A traveller was arrested and turned over to the RCMP after customs officers recently seized more than 15 kilograms of cocaine at Toronto Pearson Airport in Mississauga.
The drugs were found hidden inside the luggage of a passenger who’d arrived at Canada’s biggest and busiest airport on a flight from Saint Vincent and the Grenadines in the Caribbean, the Canada Border Services Agency said on Wednesday.
CBSA officers discovered the drugs, which were subsequently turned over to the Mounties. The traveller was also arrested and placed in the custody of the RCMP.
The agency didn’t say on what date the flight arrived at Pearson from the Caribbean nation.

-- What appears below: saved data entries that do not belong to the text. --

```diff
-                P.cm_images.reserve(shape.img_bytes);
-                xl_cm_build_images_kernel<<<1, 256, 0, stream_>>>(P.view, shape, P.cm_images.get());
+                P.cm_images.reserve(bytes);
+                xl_cm_build_images_kernel<<<groups, 256, 0, stream_>>>(P.view, shape, P.cm_images.get());
                 PB200_CUDA(cudaGetLastError());
                 PB200_CUDA(cudaStreamSynchronize(stream_));
-                model_bytes_ += shape.img_bytes + M.chunks.size() * sizeof(ChunkHeader) + M.meta.size() * 4 + M.entries.size() * 8 + 8;
-            }
+                model_bytes_ += bytes + M.chunks.size() * sizeof(ChunkHeader) + M.meta.size() * 4 + M.entries.size() * 8 +
+                                vc_ptr.size() * 4;
+                prefix_groups_ = groups;
+            } else {
+                prefix_merged_shape_ = CmShape{};
+            }
+        } else {
+            prefix_merged_shape_ = CmShape{};
         }
     }
     PB200_CUDA(cudaStreamSynchronize(stream_));
@@ -1203,19 +1227,24 @@
         return false;
     if (plan[0].k < host_->layers[0].n_cols) return false;
     if (static_cast<uint64_t>(q.rows) * std::max<uint32_t>(q.max_row_nnz, 1u) >= (1ull << 32)) return false;
-    return cm_force_ || q.rows >= kCmMinPairsPerSm * n_sm_;
+    return cm_force_ || static_cast<uint64_t>(q.rows) * prefix_groups_ >= static_cast<uint64_t>(kCmMinPairsPerSm) * n_sm_;
 }
 
 void XLinearEngine::launch_prefix_(const QueryDev& q, const std::vector<LayerPlan>& plan, uint32_t ws_row) {
     const CmShape& S = prefix_.cm_shape;
     const uint32_t rows = q.rows;
-    const uint32_t grid = std::min<uint32_t>(n_sm_, (rows + 31u) / 32u);
-    const uint32_t share = (rows + grid - 1) / grid;
+    const uint32_t groups = prefix_groups_;
+    const uint32_t n0 = host_->layers[0].n_cols;
+    const uint32_t ctas = std::max<uint32_t>(1u, std::min<uint32_t>(n_sm_ / groups, (rows + 31u) / 32u));
+    const uint32_t grid = ctas * groups;
+    const uint32_t share = (rows + ctas - 1) / ctas;
     const uint32_t warps = std::max<uint32_t>(1u, std::min<uint32_t>(S.warps_fit, (share + 31u) / 32u));
     const size_t smem = S.img_bytes + warps * cm_warp_bytes(S.acc_cols, S.stages) + 64;
     CmPrefixOut P;
     P.rows = rows;
-    P.n0 = host_->layers[0].n_cols;
+    P.n0 = n0;
+    P.n1 = host_->layers[1].n_cols;
+    P.groups = groups;
     P.pp_kind = plan[0].pp.kind;
     P.pp_p = plan[0].pp.p;
     P.chunks1 = layers_[1].view.chunks;
diff --git a/pecos_b200/csrc/xlinear_engine.h b/pecos_b200/csrc/xlinear_engine.h
--- a/pecos_b200/csrc/xlinear_engine.h
+++ b/pecos_b200/csrc/xlinear_engine.h
@@ -122,8 +122,9 @@
     void set_kernel_mode(int mode);
     bool has_feature_maps() const;
     const CmShape* cm_shape_of(int d) const {
-        if (d < 0) return &prefix_.cm_shape;
-        return static_cast<size_t>(d) < layers_.size() ? &layers_[d].cm_shape : nullptr;
+        if (d == -1) return &prefix_merged_shape_;
+        if (d == -2) return &prefix_.cm_shape;
+        return d >= 0 && static_cast<size_t>(d) < layers_.size() ? &layers_[d].cm_shape : nullptr;
     }
     const std::vector<XLinearLayerProfile>& layer_profile() const { return layer_profile_; }
     void reset_profile();
@@ -234,6 +235,8 @@
     bool cm_force_ = false;
     bool no_prefix_ = false;
     LayerStore prefix_;
+    CmShape prefix_merged_shape_;
+    uint32_t prefix_groups_ = 1;
     bool use_prefix_(const QueryDev& q, const std::vector<LayerPlan>& plan) const;
     void launch_prefix_(const QueryDev& q, const std::vector<LayerPlan>& plan, uint32_t ws_row);
     uint32_t n_sm_ = 132;
diff --git a/pecos_b200/csrc/xlinear_host.h b/pecos_b200/csrc/xlinear_host.h
--- a/pecos_b200/csrc/xlinear_host.h
+++ b/pecos_b200/csrc/xlinear_host.h
@@ -316,23 +316,49 @@
     L.entries.swap(entries);
 }
 
-inline void build_prefix_layer(const ChunkedLayerHost& L0, const ChunkedLayerHost& L1, ChunkedLayerHost& M) {
+__host__ __device__ inline uint32_t prefix_group_chunk(uint32_t n0, uint32_t groups, uint32_t g) { return n0 * g / groups; }
+
+constexpr uint32_t kPrefixGroupsMax = 2;
+
+inline uint32_t prefix_groups_for(uint32_t n0, uint32_t n_sm) {
+    uint32_t g = std::max(1u, std::min(n0, kPrefixGroupsMax));
+    while (g > 1 && n_sm % g != 0) --g;
+    return g;
+}
+
+inline void build_prefix_layer(const ChunkedLayerHost& L0, const ChunkedLayerHost& L1, ChunkedLayerHost& M, uint32_t groups = 1) {
     if (L0.reordered || L1.reordered || L0.w_rows != L1.w_rows) throw std::runtime_error("prefix layer: layers do not merge");
+    const uint32_t n0 = L0.n_cols;
+    if (groups == 0 || (groups > 1 && (groups > n0 || L1.n_chunks != n0))) throw std::runtime_error("prefix layer: bad column groups");
     CscHost W;
     W.rows = L0.w_rows;
-    W.cols = L0.n_cols + L1.n_cols;
+    W.cols = groups * n0 + L1.n_cols;
     W.col_ptr.assign(static_cast<size_t>(W.cols) + 1, 0);
+    CscHost C;
+    C.rows = W.cols;
+    C.cols = groups;
+    C.col_ptr.assign(static_cast<size_t>(groups) + 1, 0);
+    C.row_idx.resize(W.cols);
+    C.val.assign(W.cols, 1.0f);
+    for (uint32_t i = 0; i < W.cols; ++i) C.row_idx[i] = i;
     auto for_each_entry = [&](auto&& fn) {
         uint32_t first = 0;
-        for (const ChunkedLayerHost* L : {&L0, &L1}) {
-            for (const ChunkHeader& h : L->chunks) {
-                const uint32_t* rows = L->meta.data() + h.meta_off;
+        for (uint32_t g = 0; g < groups; ++g) {
+            const uint32_t j_lo = prefix_group_chunk(n0, groups, g);
+            const uint32_t j_hi = g + 1 == groups ? L1.n_chunks : prefix_group_chunk(n0, groups, g + 1);
+            auto col_of = [&](uint32_t j) { return j < L1.n_chunks ? L1.chunks[j].col_begin : L1.n_cols; };
+            const uint32_t c_lo = col_of(j_lo);
+            auto chunk = [&](const ChunkedLayerHost& L, const ChunkHeader& h, uint32_t base) {
+                const uint32_t* rows = L.meta.data() + h.meta_off;
                 const uint32_t* rp = rows + round_up4(h.nnz_rows);
-                const ChunkEntry* en = L->entries.data() + h.ent_off;
+                const ChunkEntry* en = L.entries.data() + h.ent_off;
                 for (uint32_t r = 0; r < h.nnz_rows; ++r)
-                    for (uint32_t i = rp[r]; i < rp[r + 1]; ++i) fn(first + h.col_begin + en[i].col_offset, rows[r], en[i].val);
-            }
-            first += L->n_cols;
+                    for (uint32_t i = rp[r]; i < rp[r + 1]; ++i) fn(base + h.col_begin + en[i].col_offset, rows[r], en[i].val);
+            };
+            for (const ChunkHeader& h : L0.chunks) chunk(L0, h, first);
+            for (uint32_t j = j_lo; j < j_hi; ++j) chunk(L1, L1.chunks[j], first + n0 - c_lo);
+            first += n0 + col_of(j_hi) - c_lo;
+            C.col_ptr[g + 1] = first;
         }
     };
     for_each_entry([&](uint32_t col, uint32_t, float) { ++W.col_ptr[col + 1]; });
@@ -344,7 +370,7 @@
         W.row_idx[fill[col]] = row;
         W.val[fill[col]++] = v;
     });
-    build_chunked_layer(W, csc_ones_column(W.cols), L0.bias, M);
+    build_chunked_layer(W, C, L0.bias, M);
 }
 
 inline uint64_t feature_map_bytes(const ChunkedLayerHost& L) {
```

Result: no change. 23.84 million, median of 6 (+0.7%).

The recent seizure is the latest in a number of similar busts at the airport in which drugs, on most occasions cocaine, were found hidden inside luggage that had arrived along with travellers from the Caribbean.

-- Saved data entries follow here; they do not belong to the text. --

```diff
+def gemm_persistent(a, packed, bias=None, out=None, workgroups=None):
+    dev_f32(a, "a", contiguous=False)
+    if a.dim() != 2 or a.shape[1] != packed.K or a.stride(1) != 1 or a.stride(0) % 4:
+        raise ValueError("a must be (M, {}) with unit column stride and a row stride % 4 == 0, got shape {} strides {}"
+                         .format(packed.K, tuple(a.shape), a.stride()))
+    M, N = a.shape[0], packed.N
+    if N % 256:
+        raise ValueError("the persistent launch runs 128 x 256 tiles: N % 256 == 0, got N = {}".format(N))
+    if workgroups is not None and (isinstance(workgroups, bool) or not isinstance(workgroups, int) or workgroups < 1):
+        raise ValueError("workgroups must be None or an integer >= 1, got {!r}".format(workgroups))
+    if out is None:
+        out = torch.empty(M, N, dtype=torch.float32, device=a.device)
+    dev_f32(out, "out", contiguous=False)
+    if tuple(out.shape) != (M, N) or out.stride(1) != 1 or (M > 1 and out.stride(0) < N):
+        raise ValueError("out must be ({}, {}) with unit column stride, got {} strides {}".format(
+            M, N, tuple(out.shape), out.stride()))
+    if bias is not None:
+        dev_f32(bias, "bias"), _rows_ok("bias", bias, N)
+    same_device(a, packed.data, bias, out)
+    if M:
+        if workgroups is None:
+            from .whitebox import _fused
+            workgroups = _fused.device_cus(a.device)
+        with _on(a):
+            check(lib().vqa_gemm_bf16x6_persistent(_p(a), a.stride(0), _p(packed.data), ptr(bias), _p(out),
+                                                   max(out.stride(0), N), M, N, packed.K, min(workgroups, 0x7fffffff),
+                                                   stream_for(a)), "vqa_gemm_bf16x6_persistent")
+    return out
+
+
 def gemm_half(a, packed, bias=None, out=None):
     return _gemm_rows(a, packed, bias, out, None, 0)
 
 
 def _gemm_tiled(a, packed, bias, out, tile):
+    M = a.shape[0]
+    if isinstance(tile, _PolicyTile) and packed.N % 256 == 0 and M:
+        from .whitebox import _fused
+        if _fused.gemm_persistent(M, packed.N, packed.K) and _fused.gemm_tail_split(M, packed.N, packed.K, tile, a.device) >= M:
+            return gemm_persistent(a, packed, bias, out)
     return _gemm_rows(a, packed, bias, out, tile, None)
 
 
diff --git a/vqattack_amd/whitebox/_fused.py b/vqattack_amd/whitebox/_fused.py
--- a/vqattack_amd/whitebox/_fused.py
+++ b/vqattack_amd/whitebox/_fused.py
@@ -17,6 +17,9 @@
 TAIL_POLICY = {}
 
 GROUPED_POLICY = {}
+
+_QKV_ROWS = (37312, 39488)
+PERSISTENT_POLICY = {(2304, 768): _QKV_ROWS, (768, 2304): _QKV_ROWS}
 
 _CUS = {}
 
@@ -34,8 +37,25 @@
     return "wide" if mode == "" and lo <= rows <= hi else "large"
 
 
+def gemm_persistent(rows, n, k):
+    if n % 256 or _mode() != "":
+        return False
+    switch = os.environ.get("VQA_GEMM_PERSISTENT", "")
+    if switch in ("0", "1"):
+        return switch == "1"
+    lo, hi = PERSISTENT_POLICY.get((n, k), (1, 0))
+    return lo <= rows <= hi
+
+
 def _kernel_gemms():
     return _mode() != "library"
+
+
+def device_cus(device):
+    dev = torch.device(device).index or 0
+    if dev not in _CUS:
+        _CUS[dev] = torch.cuda.get_device_properties(dev).multi_processor_count
+    return _CUS[dev]
 
 
 def gemm_tail_split(rows, n, k, tile, device):
@@ -47,14 +67,7 @@
         if switch != "" or not lo <= rows <= hi:
             return rows
     pinned = os.environ.get("VQA_GEMM_TAIL_CUS")
-    if pinned:
-        cus = int(pinned)
-    else:
-        dev = torch.device(device).index or 0
-        if dev not in _CUS:
-            _CUS[dev] = torch.cuda.get_device_properties(dev).multi_processor_count
-        cus = _CUS[dev]
-    return ops.gemm_tail_plan(rows, n, tile, cus)
+    return ops.gemm_tail_plan(rows, n, tile, int(pinned) if pinned else device_cus(device))
 
 
 def _small_gemm(rows, n, k):
```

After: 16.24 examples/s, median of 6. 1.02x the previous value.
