diff --git a/flac-codec_amd/csrc/host/batch_route.h b/flac-codec_amd/csrc/host/batch_route.h
--- a/flac-codec_amd/csrc/host/batch_route.h
+++ b/flac-codec_amd/csrc/host/batch_route.h
@@ -46,6 +46,7 @@
     uint32_t fast_analysis = 0;
     uint32_t fast_pack = 0;
     bool k4_in_autocorr = false;
+    uint32_t ac_waves = 0;
     uint32_t range_frames = 0;
     bool two_ranges = false;
     bool host_out_possible = false;
diff --git a/flac-codec_amd/csrc/kernels/autocorr.inc b/flac-codec_amd/csrc/kernels/autocorr.inc
--- a/flac-codec_amd/csrc/kernels/autocorr.inc
+++ b/flac-codec_amd/csrc/kernels/autocorr.inc
@@ -109,11 +109,11 @@
     int units[8], first[8];
 };
 template <bool STEREO>
-constexpr Ac4Share ac4_share_n(int ns, const int (&lg)[8]) {
+constexpr Ac4Share ac4_share_n(int ns, const int (&lg)[8], int lag_cost = 64) {
     Ac4Share r{};
     int cost[8] = {};
     for (int w = 0; w < 8; w++) {
-        cost[w] = 64 * lg[w];
+        cost[w] = lag_cost * lg[w];
         r.units[w] = 0;
     }
     for (int u = 0; u < Ac4Units<STEREO>::PER_TILE; u++) {
@@ -261,7 +261,9 @@
     t = t < P.ntiles ? t : P.ntiles - 1;
 #pragma unroll
     for (int it = 0; it < U; it++) {
-        P.stage[it] = *reinterpret_cast<const int2 *>(P.gsrc[it] + t * (AC4_TS * 2));
+        typedef const __attribute__((address_space(1))) unsigned long long global_u64;
+        const unsigned long long lr = *(global_u64 *)(uintptr_t)(P.gsrc[it] + t * (AC4_TS * 2));
+        P.stage[it] = make_int2((int32_t)(uint32_t)lr, (int32_t)(uint32_t)(lr >> 32));
         P.wst[it] = P.wsrc[it][t * AC4_TS];
     }
 }
@@ -532,6 +534,119 @@
     }
 }
 
+template <int A, int LG, bool FIRST, bool FMA>
+__device__ __forceinline__ void ac3_block_ahead(const double (&w)[16], double (&prev)[16], double (&acc)[LG],
+                                                const double *next) {
+    constexpr int MAXLAG = A + LG - 1;
+    static_assert(MAXLAG <= 15, "the last read must find its pair of history samples dead inside the block");
+    static_assert(!(FIRST && FMA), "the first block of a frame lies under the window's taper");
+    double nx[16];
+#pragma unroll
+    for (int s = 0; s < 16; s++) {
+#pragma unroll
+        for (int q = 0; q < 8; q++) {
+            const int at = 2 * q + MAXLAG - 14 > 0 ? 2 * q + MAXLAG - 14 : 0;
+            if (at == s) {
+                const double2 v = *reinterpret_cast<const double2 *>(next + 2 * q);
+                nx[2 * q] = v.x;
+                nx[2 * q + 1] = v.y;
+            }
+        }
+        __builtin_amdgcn_sched_barrier(0);
+        if constexpr (FMA) {
+#pragma unroll
+            for (int k = 0; k < LG; k++) {
+                const int lag = A + k;
+                const double o = (s - lag >= 0) ? w[(s - lag >= 0) ? s - lag : 0]
+                                                : prev[(s - lag >= 0) ? 0 : 16 + s - lag];
+                acc[k] = __builtin_fma(w[s], o, acc[k]);
+            }
+            __builtin_amdgcn_sched_barrier(0);
+        } else {
+            double prod[LG];
+#pragma unroll
+            for (int k = 0; k < LG; k++) {
+                const int lag = A + k;
+                const double o = (s - lag >= 0) ? w[(s - lag >= 0) ? s - lag : 0]
+                                                : prev[(s - lag >= 0) ? 0 : 16 + s - lag];
+                prod[k] = w[s] * o;
+            }
+            __builtin_amdgcn_sched_barrier(0);
+#pragma unroll
+            for (int k = 0; k < LG; k++) {
+                const int lag = A + k;
+                if (FIRST && s < lag) continue;
+                acc[k] = acc[k] + prod[k];
+            }
+            __builtin_amdgcn_sched_barrier(0);
+        }
+    }
+#pragma unroll
+    for (int s = 0; s < 16; s++) prev[s] = nx[s];
+}
+
+template <int A, int LG, int U, int U0>
+__device__ __forceinline__ void ac4_wave2(const Params &p, double (*wt)[64 * AC4_LDW], uint32_t frame0, uint32_t nframes,
+                                          uint32_t n, const double *__restrict__ win, uint32_t group, uint32_t *ors) {
+    const uint32_t lane = threadIdx.x & 63;
+    Ac4Direct<U> P;
+    ac4_setup_direct<U, U0>(p, frame0, nframes, n, win, group, P);
+    if (threadIdx.x < 64) ors[threadIdx.x] = 0;
+    const uint32_t total = nframes * p.ncand;
+    const uint32_t cc = group * 64 + lane;
+    const bool live = cc < total;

In March, Canada border services officers said they had seized a significant amount of cocaine in two recent busts at Toronto Pearson.
Officers found more than 100 kilograms of suspected cocaine hidden inside pieces of luggage that had arrived on two separate flights from Jamaica.
The agency didn’t say on what dates those flights arrived, nor did it say if any arrests were made.
The CBSA did say the drugs, potentially worth an estimated millions of dollars, were turned over to the RCMP and that the investigation is ongoing.
While the federal agency didn’t reveal the estimated street value of the seized drugs, 100 kilograms of cocaine might draw a return on the street of anywhere from a few million dollars to $10 million or more (based on previous drug busts).
“Street prices for illegal drugs are sensitive to factors such as their purity, how they are cut and sold, and fluctuating levels of local supply and demand,” a CBSA spokesperson told INsauga.com in an earlier email. “It is difficult to quantify street price estimates as there is no one formula that can account for all variables at any point in time. For this reason, the CBSA does not communicate street values for its controlled drugs and substances seizures unless they have been methodically validated for specific legal proceedings.”